▼▼▼

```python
class mt_conv3d_t(C.Structure):
    _fields_ = [('src', mt_src_t * 2), ('nsrc', C.c_int32),
                ('N', C.c_int32), ('Di', C.c_int32), ('Hi', C.c_int32), ('Wi', C.c_int32),
                ('dilD', C.c_int32), ('dilH', C.c_int32), ('dilW', C.c_int32),
                ('Do', C.c_int32), ('Ho', C.c_int32), ('Wo', C.c_int32),
# ... 53 lines not shown
    'mt_gaussian_blur_axis': (_i, [_vp, _vp, _i, _i, _i, _i, _i, _vp, _vp]),
    'mt_conv3d_pack_layout': (_i, [_P(mt_conv3d_t)]),
    'mt_conv3d_bwd_data_strided_pack_layout': (_i, [_P(mt_conv3d_t)]),
    'mt_conv3d_kernel_name': (_i, [_P(mt_conv3d_t), C.c_char_p, _sz]),
    'mt_conv3d_bwd_stats_supported': (_i, [_P(mt_conv3d_t)]),
    'mt_conv3d_bwd_weight_kernel_name': (_i, [_P(mt_conv3d_t), _P(mt_src_t), C.c_char_p, _sz]),
    'mt_conv3d_bwd_data_strided_kernel_name': (_i, [_P(mt_conv3d_t), C.c_char_p, _sz]),
    'mt_conv3d_bwd_weight_workspace': (_sz, [_P(mt_conv3d_t)]),
    'mt_conv3d_bwd_weight': (_i, [_P(mt_conv3d_t), _P(mt_src_t), _vp, _l, _l, _l, _l, _l, _i, _vp, _sz, _vp]),
    'mt_pointwise_fwd': (_i, [_P(mt_pointwise_t), _vp]),
    'mt_pointwise_stats_blocks': (_i, [_P(mt_pointwise_t)]),
    'mt_head_bwd_supported': (_i, [_i, _i]),
    'mt_head_bwd_workspace': (_sz, [_i, _l, _i, _i]),
    'mt_head_bwd': (_i, [_P(mt_src_t), _vp, _i, _i, _l, _i, _i, _vp, _vp, _i, _i, _i, _vp, _l, _l, _vp, _i, _P(C.c_int), _vp, _sz, _vp]),
    'mt_head_bwd_io_supported': (_i, [_i, _i, _i, _i, _i, _i]),
    'mt_pointwise_io_supported': (_i, [_P(mt_pointwise_t)]),
    'mt_pointwise_pack_layout': (_i, [_P(mt_pointwise_t)]),
    'mt_inorm_finalize': (_i, [_vp, _i, _i, _i, _d, _vp, _vp, _f, _vp, _vp, _vp, _vp, _vp]),
    'mt_inorm_lrelu_apply': (_i, [_vp, _i, _vp, _vp, _f, _vp, _i, _vp, _vp, _f, _vp, _i, _i, _l, _i, _i, _vp]),
    'mt_inorm_bwd_workspace': (_sz, [_i, _l, _i]),
    'mt_inorm_lrelu_bwd': (_i, [_vp, _i, _vp, _i, _vp, _vp, _vp, _vp, _f, _i, _l, _i, _vp, _vp, _vp, _vp, _i, _i, _i, _vp, _sz, _i, _i, _vp]),
    'mt_lrelu_bwd': (_i, [_vp, _i, _vp, _i, _vp, _vp, _f, _vp, _i, _vp, _vp, _f, _vp, _i, _i, _l, _i, _i, _i, _vp]),
    'mt_lrelu_bwd_stats_blocks': (_i, [_l, _i]),
    'mt_lrelu_bwd_stats': (_i, [_vp, _vp, _vp, _vp, _f, _vp, _vp, _vp, _f, _vp, _vp, _vp, _vp, _i, _l, _i, _i, _i, _vp]),
    'mt_channel_sum_workspace': (_sz, [_i, _l, _i]),
    'mt_channel_sum': (_i, [_vp, _i, _i, _l, _i, _vp, _i, _vp, _sz, _i, _vp]),
    'mt_cast': (_i, [_vp, _i, _i, _vp, _i, _i, _l, _i, _i, _vp]),
    'mt_conv3d_io_supported': (_i, [_P(mt_conv3d_t)]),
    'mt_conv3d_bwd_data_strided_io_supported': (_i, [_P(mt_conv3d_t)]),
    'mt_conv3d_bwd_weight_io_supported': (_i, [_P(mt_conv3d_t), _P(mt_src_t)]),
# ... 105 lines not shown
```

### multitalent_amd/csrc/mt_common.h

```cpp
#pragma once
#include <hip/hip_runtime.h>
#include <stdint.h>
#include <stdio.h>
#include "../../include/mtseg.h"

typedef __attribute__((ext_vector_type(16))) float f32x16;
typedef __attribute__((ext_vector_type(4))) float f32x4;

#define MT_WAVE 64

void mt_set_error(const char* fmt, ...);

#define MT_REQUIRE(cond, ...)            \
  do {                                   \
    if (!(cond)) {                       \
      mt_set_error(__VA_ARGS__);         \
      return MT_EINVAL;                  \
    }                                    \
  } while (0)

#define MT_REQUIRE_WORKSPACE(who, have, need)                                              \
  do {                                                                                   \
    const size_t have_ = (have), need_ = (need);                                         \
    if (have_ < need_) {                                                                 \
      mt_set_error("%s: workspace of %zu bytes, %zu needed", who, have_, need_);         \
      return MT_EWORKSPACE;                                                              \
// ... 130 lines not shown
```

### multitalent_amd/csrc/norm.hip

```cpp
#include "mt_common.h"
#include <initializer_list>

__global__ __launch_bounds__(256) void inorm_finalize_kernel(const float* __restrict__ part, int nsb, int C, double count,
                                                             const float* __restrict__ gamma, const float* __restrict__ beta,
                                                             float eps, float* mean, float* rstd, float* scale, float* shift) {
  __shared__ double red[4][2];
  const int n = blockIdx.x / C, c = blockIdx.x % C;
  const float2* p = (const float2*)part + (size_t)n * nsb * C + c;
  double s1 = 0.0, s2 = 0.0;
  for (int s = threadIdx.x; s < nsb; s += 256) {
    const float2 v = p[(size_t)s * C];
    s1 += (double)v.x; s2 += (double)v.y;
  }
  s1 = mt_wave_sum_d(s1);
  s2 = mt_wave_sum_d(s2);
  if ((threadIdx.x & 63) == 0) { red[threadIdx.x >> 6][0] = s1; red[threadIdx.x >> 6][1] = s2; }
  __syncthreads();
  if (threadIdx.x == 0) {
    s1 = (red[0][0] + red[1][0]) + (red[2][0] + red[3][0]);
    s2 = (red[0][1] + red[1][1]) + (red[2][1] + red[3][1]);
    const double m = s1 / count;
    double var = s2 / count - m * m;
    if (var < 0.0) var = 0.0;
    const double rs = 1.0 / sqrt(var + (double)eps);
// ... 212 lines not shown
  a = mt_wave_sum_d(a);
  if (threadIdx.x == 0) out[c] = accumulate ? out[c] + (float)a : (float)a;
}


#define NF_UNROLL 4

struct InBwdFast {
  void* g; const void* y;
  const float* mean; const float* rstd; const float* gamma; const float* beta; float slope;
  long nvec;
  int C, G, A, nblk;
  float* part1;
  const float* m;
  float* part2;
};

template <int VEC, bool APPLY, int AT, int GT>
__global__ __launch_bounds__(256) void inorm_bwd_fast_kernel(const InBwdFast P) {
  static_assert(mt_ebytes<AT>() == mt_ebytes<GT>(), "one vector index addresses both tensors");
  __shared__ float red[256 * VEC * 2];
  const int n = blockIdx.y, t = threadIdx.x;
  const bool act = t < P.A;
  const int grp = t % P.G;
  float mu[VEC], rs[VEC], ga[VEC], be[VEC], m1[VEC], m2[VEC], a0[VEC], a1[VEC];
#pragma unroll
  for (int e = 0; e < VEC; ++e) {
    const int c = grp * VEC + e;
    mu[e] = P.mean[(size_t)n * P.C + c]; rs[e] = P.rstd[(size_t)n * P.C + c];
    ga[e] = P.gamma ? P.gamma[c] : 1.f; be[e] = P.beta ? P.beta[c] : 0.f;
    if (APPLY) { m1[e] = P.m[((size_t)n * P.C + c) * 2]; m2[e] = P.m[((size_t)n * P.C + c) * 2 + 1]; }
    a0[e] = 0.f; a1[e] = 0.f;
  }
  const long per = ((P.nvec + P.nblk - 1) / P.nblk + P.A - 1) / P.A * P.A;
  const long lo = (long)blockIdx.x * per;
  long hi = lo + per; if (hi > P.nvec) hi = P.nvec;
  const size_t sbytes = (size_t)n * P.nvec * VEC * mt_ebytes<GT>();
  char* gp = (char*)P.g + sbytes;
  const char* yp = (const char*)P.y + sbytes;
  if (act) {
    for (long i0 = lo + t; i0 < hi; i0 += (long)P.A * NF_UNROLL) {
      float gv[NF_UNROLL][VEC], yv[NF_UNROLL][VEC];
#pragma unroll
      for (int u = 0; u < NF_UNROLL; ++u) {
        const long i = i0 + (long)u * P.A;
        if (i < hi) { mt_ldv<VEC, GT>(gp, (size_t)i, gv[u]); mt_ldv<VEC, AT>(yp, (size_t)i, yv[u]); }
      }
#pragma unroll
      for (int u = 0; u < NF_UNROLL; ++u) {
        const long i = i0 + (long)u * P.A;
        if (i < hi) {
          float out[VEC];
#pragma unroll
          for (int e = 0; e < VEC; ++e) {
            const float zh = (yv[u][e] - mu[e]) * rs[e];
            const float z = fmaf(zh, ga[e], be[e]);
            float dz = gv[u][e];
            dz = z > 0.f ? dz : dz * P.slope;
            if (APPLY) {
              const float dy = mt_round_st<GT>(ga[e] * rs[e] * (dz - m1[e] - zh * m2[e]));
              out[e] = dy;
              a0[e] += dy;
            } else {
              a0[e] += dz;
              a1[e] = fmaf(dz, zh, a1[e]);
            }
          }
          if (APPLY) mt_stv<VEC, GT>(gp, (size_t)i, out);
        }
      }
    }
// ... 123 lines not shown
static void inorm_bwd_fast_dispatch(const InBwdFast& F, dim3 grid, int vec, int at, int gt, bool reduce, hipStream_t st) {
  if (at == MT_F32) {
    if (vec == 4) launch_inorm_bwd_fast<4, MT_F32, MT_F32>(F, grid, reduce, st);
    else if (vec == 2) launch_inorm_bwd_fast<2, MT_F32, MT_F32>(F, grid, reduce, st);
    else launch_inorm_bwd_fast<1, MT_F32, MT_F32>(F, grid, reduce, st);
  } else if (at == MT_F16) {
    if (vec == 8) launch_inorm_bwd_fast<8, MT_F16, MT_BF16>(F, grid, reduce, st);
    else if (vec == 4) launch_inorm_bwd_fast<4, MT_F16, MT_BF16>(F, grid, reduce, st);
    else launch_inorm_bwd_fast<2, MT_F16, MT_BF16>(F, grid, reduce, st);
  } else {
    if (vec == 8) launch_inorm_bwd_fast<8, MT_BF16, MT_BF16>(F, grid, reduce, st);
    else if (vec == 4) launch_inorm_bwd_fast<4, MT_BF16, MT_BF16>(F, grid, reduce, st);
    else launch_inorm_bwd_fast<2, MT_BF16, MT_BF16>(F, grid, reduce, st);
  }
}
extern "C" int mt_inorm_lrelu_bwd(float* g, int gcs, const float* y, int ycs, const float* mean, const float* rstd,
                                  const float* gamma, const float* beta, float slope, int N, long V, int C,
                                  float* dgamma, float* dbeta, float* dbias, const float* part, int part_nblk, int part_cs, int part_c0,
                                  void* ws, size_t ws_bytes, int gdtype, int ydtype, mt_stream_t stream) {
  MT_REQUIRE(g && y && mean && rstd && N > 0 && V > 0 && C > 0 && mt_dtype_ok(gdtype) && mt_dtype_ok(ydtype), "inorm_lrelu_bwd: bad args");
  MT_REQUIRE(part == nullptr || (part_nblk > 0 && part_cs >= part_c0 + C && part_c0 >= 0), "inorm_lrelu_bwd: bad external partials");
  if (ws == nullptr || ws_bytes < mt_inorm_bwd_workspace(N, V, C)) { mt_set_error("inorm_lrelu_bwd: workspace too small"); return MT_EWORKSPACE; }
  InBwdParams P;
  P.g = g; P.gcs = gcs; P.y = y; P.ycs = ycs; P.mean = mean; P.rstd = rstd; P.gamma = gamma; P.beta = beta; P.slope = slope;
  P.V = V; P.C = C; P.nvb = nb_blocks(V);
  float* w = (float*)ws;
  P.part1 = w; w += (size_t)N * P.nvb * C * 2;
  P.m = w; w += (size_t)N * C * 2;
  P.part2 = dbias ? w : nullptr;
  P.p1 = part ? part : P.part1; P.p1_nblk = part ? part_nblk : P.nvb; P.p1_cs = part ? part_cs : C; P.p1_c0 = part ? part_c0 : 0;
  P.gt = gdtype; P.at = ydtype;
  hipStream_t st = (hipStream_t)stream;
  const int vec = (gcs == C && ycs == C && ag_fast(ydtype, gdtype)) ? dense_vec(C, V * C, gdtype, {g, y}) : 0;
  const bool contig = vec > 0 && (C / vec <= 256);
  constexpr int small_on = 1;
  const int svec = gdtype == MT_F32 ? 4 : 8;
  if (small_on && contig && part == nullptr && vec == svec && (long)N * V <= INORM_SMALL_MAX) {
    InBwdSmall S;
    S.g = g; S.y = y; S.mean = mean; S.rstd = rstd; S.gamma = gamma; S.beta = beta; S.slope = slope; S.V = V; S.C = C; S.N = N;
    S.dgamma = dgamma; S.dbeta = dbeta; S.dbias = dbias;
    const dim3 grid(C / svec);
    const dim3 blk(V > 768 ? 1024 : V > 512 ? 768 : V > 256 ? 512 : 256);
    if (gdtype == MT_F32) hipLaunchKernelGGL((inorm_bwd_small_kernel<4, MT_F32, MT_F32>), grid, blk, 0, st, S);
    else if (ydtype == MT_F16) hipLaunchKernelGGL((inorm_bwd_small_kernel<8, MT_F16, MT_BF16>), grid, blk, 0, st, S);
    else hipLaunchKernelGGL((inorm_bwd_small_kernel<8, MT_BF16, MT_BF16>), grid, blk, 0, st, S);
    MT_CHECK_LAUNCH("inorm_lrelu_bwd(small)");
    return MT_OK;
  }
  if (contig) {
    InBwdFast F;
    F.g = g; F.y = y; F.mean = mean; F.rstd = rstd; F.gamma = gamma; F.beta = beta; F.slope = slope;
    F.nvec = (long)V * C / vec; F.C = C; F.G = C / vec; F.A = (256 / F.G) * F.G; F.nblk = P.nvb;
    F.part1 = P.part1; F.m = P.m; F.part2 = P.part2;
    dim3 grid(P.nvb, N);
    if (part == nullptr) inorm_bwd_fast_dispatch(F, grid, vec, ydtype, gdtype, true, st);
    hipLaunchKernelGGL(inorm_bwd_finalize_kernel, dim3(C), dim3(256), 0, st, P, N, dgamma, dbeta);
    inorm_bwd_fast_dispatch(F, grid, vec, ydtype, gdtype, false, st);
  } else {
    if (part == nullptr) hipLaunchKernelGGL(inorm_bwd_reduce_kernel, dim3(P.nvb, N), dim3(256), 0, st, P);
    hipLaunchKernelGGL(inorm_bwd_finalize_kernel, dim3(C), dim3(256), 0, st, P, N, dgamma, dbeta);
    hipLaunchKernelGGL(inorm_bwd_apply_kernel, dim3(P.nvb, N), dim3(256), 0, st, P);
  }
  if (dbias) hipLaunchKernelGGL(colsum_kernel, dim3(C), dim3(64), 0, st, (const float*)P.part2, (long)N * P.nvb, C, dbias, 0);
  MT_CHECK_LAUNCH("inorm_lrelu_bwd");
  return MT_OK;
}

struct LBwdParams {
  void* g; int gcs; const void* y; int ycs; const float* scale; const float* shift; float slope;
  const void* y2; int y2cs; const float* scale2; const float* shift2; float slope2;
  void* gcopy; int gcopycs; long V; int C;
  int gt, at;
};
__global__ __launch_bounds__(256) void lrelu_bwd_kernel(const LBwdParams P) {
  const int n = blockIdx.y;
  const int cl = threadIdx.x & 31, vr = threadIdx.x >> 5;
  const int vb = mt_vb(P.V);
  const long v0 = (long)blockIdx.x * vb;
  const long v1 = (v0 + vb < P.V) ? v0 + vb : P.V;
  for (int cb = 0; cb < P.C; cb += 32) {
// ... 392 lines not shown
```

### multitalent_amd/csrc/pointwise.hip

```cpp
#include "mt_common.h"
#include <stdlib.h>
#include <string.h>

struct PwKParams {
  mt_pointwise_t c;
  int ntaps, nchunks, nsb;
  long Vb;
  int wide;
};

#define PW_MAXC 1024
#define PW_CK 16

__device__ __forceinline__ void pw_pair_exchange(float vj, float vj1, bool odd, float& a, float& b) {
  const float send = odd ? vj : vj1;
  const float recv = __builtin_bit_cast(float, __builtin_amdgcn_mov_dpp(__builtin_bit_cast(int, send), 0xB1 , 0xF, 0xF, true));
  a = odd ? recv : vj;
  b = odd ? vj1 : recv;
}
__device__ __forceinline__ float pw_pair_combine(float s0, float s1, bool odd) {
  const float t0 = __builtin_bit_cast(float, __builtin_amdgcn_mov_dpp(__builtin_bit_cast(int, s0), 0xB1, 0xF, 0xF, true));
  const float t1 = __builtin_bit_cast(float, __builtin_amdgcn_mov_dpp(__builtin_bit_cast(int, s1), 0xB1, 0xF, 0xF, true));
  return odd ? s1 + t1 : s0 + t0;
}
// ... 973 lines not shown
      else PW_LAUNCH(8);
      break;
    }
  }
#undef PW_LAUNCH
#undef PW_LAUNCH_T
  MT_CHECK_LAUNCH("pointwise");
  return MT_OK;
}
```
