# jizongFox/MI-based-Regularized-Semi-supervised-Segmentation

Hardware: NVIDIA B200
Metric: iic_mi_loss_fwd_bwd_mpixels_per_s (higher is better)
Workload: dtype f32

## Files before the change

### mi-based-regularized-semi-supervised-segmentation_b200/csrc/local_bwd_tcrb10h.cu

```cuda
#include <cuda_fp16.h>
#include <stdlib.h>

#include "common.cuh"
#include "local_kernels.cuh"
#include "tc_common.cuh"
#include "tma.cuh"

namespace iic {
namespace bwdrb10h {
using namespace tc;

constexpr int T = 3, PAD = 1;
constexpr int KP = 16;
constexpr int RMAX = 8;
constexpr int TBUF = 2 * RMAX * KP;
constexpr int APX = 272;
constexpr int MAXW = 248;
constexpr int A_CHUNK = APX * 16;
constexpr int A_SLOT = 4 * A_CHUNK;
constexpr int NA = 6;
constexpr int RAW_SLOT = 10 * 256 * 4;
constexpr int NRAW = 6;
constexpr int WROWS = T * KP;
constexpr int W_TILE = 2 * WROWS * 16;
constexpr int W_IMG = 6 * W_TILE;
constexpr int NTHREADS = 704;
constexpr int NTHREADS_FL = 704;
constexpr int SMEM_BYTES = NA * A_SLOT + 2 * W_IMG + NRAW * RAW_SLOT + 1024;
constexpr int NL = 4;
constexpr int SMEM_BYTES_FL = SMEM_BYTES + NL * RAW_SLOT;
constexpr float A_SCALE = 256.f;
constexpr int A_SCALE_LOG2 = 8;
constexpr int W_TARGET_LOG2 = 12;



#ifdef IIC_TC_TRACE
__device__ long long g_trace[4][64][6];
__device__ long long g_ctrace[32][8];
#define TRACE(role, slot) do { if (blockIdx.x == 0 && tt >= 16 && tt < 80) g_trace[role][tt - 16][slot] = clock64(); } while (0)
#define CTRACE(slot) do { if (blockIdx.x == 0 && i < 32) g_ctrace[i][slot] = clock64(); } while (0)
#else
#define TRACE(role, slot) do { } while (0)
#define CTRACE(slot) do { } while (0)
#endif

struct Params {
  int B, H, W, K;
  const float* Wc[2];
  int Kp4;
  const float* grad_loss;
  float* out[2];
  long long out_sn[2];
  int from_logits;
  float inv_temp;
  const float* lout[2];
  long long l_sn[2], l_sc[2], l_sh[2];
};

__device__ __forceinline__ uint32_t pack_h2(float a, float b) {
  const __half2 p = __floats2half2_rn(a, b);
  return *reinterpret_cast<const uint32_t*>(&p);
}
__device__ __forceinline__ uint4 pack_h8(const float* v) {
  return make_uint4(pack_h2(v[0], v[1]), pack_h2(v[2], v[3]), pack_h2(v[4], v[5]), pack_h2(v[6], v[7]));
}
__device__ __forceinline__ void split_h(float v, float& h, float& l) {
  h = __half2float(__float2half_rn(v));
  l = __half2float(__float2half_rn(v - h));
}
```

▲▲▲

#### Required work:
Copy out each line of the data that holds the string "LBwdParams".

#### Problem solution:
struct LBwdParams {
__global__ __launch_bounds__(256) void lrelu_bwd_kernel(const LBwdParams P) {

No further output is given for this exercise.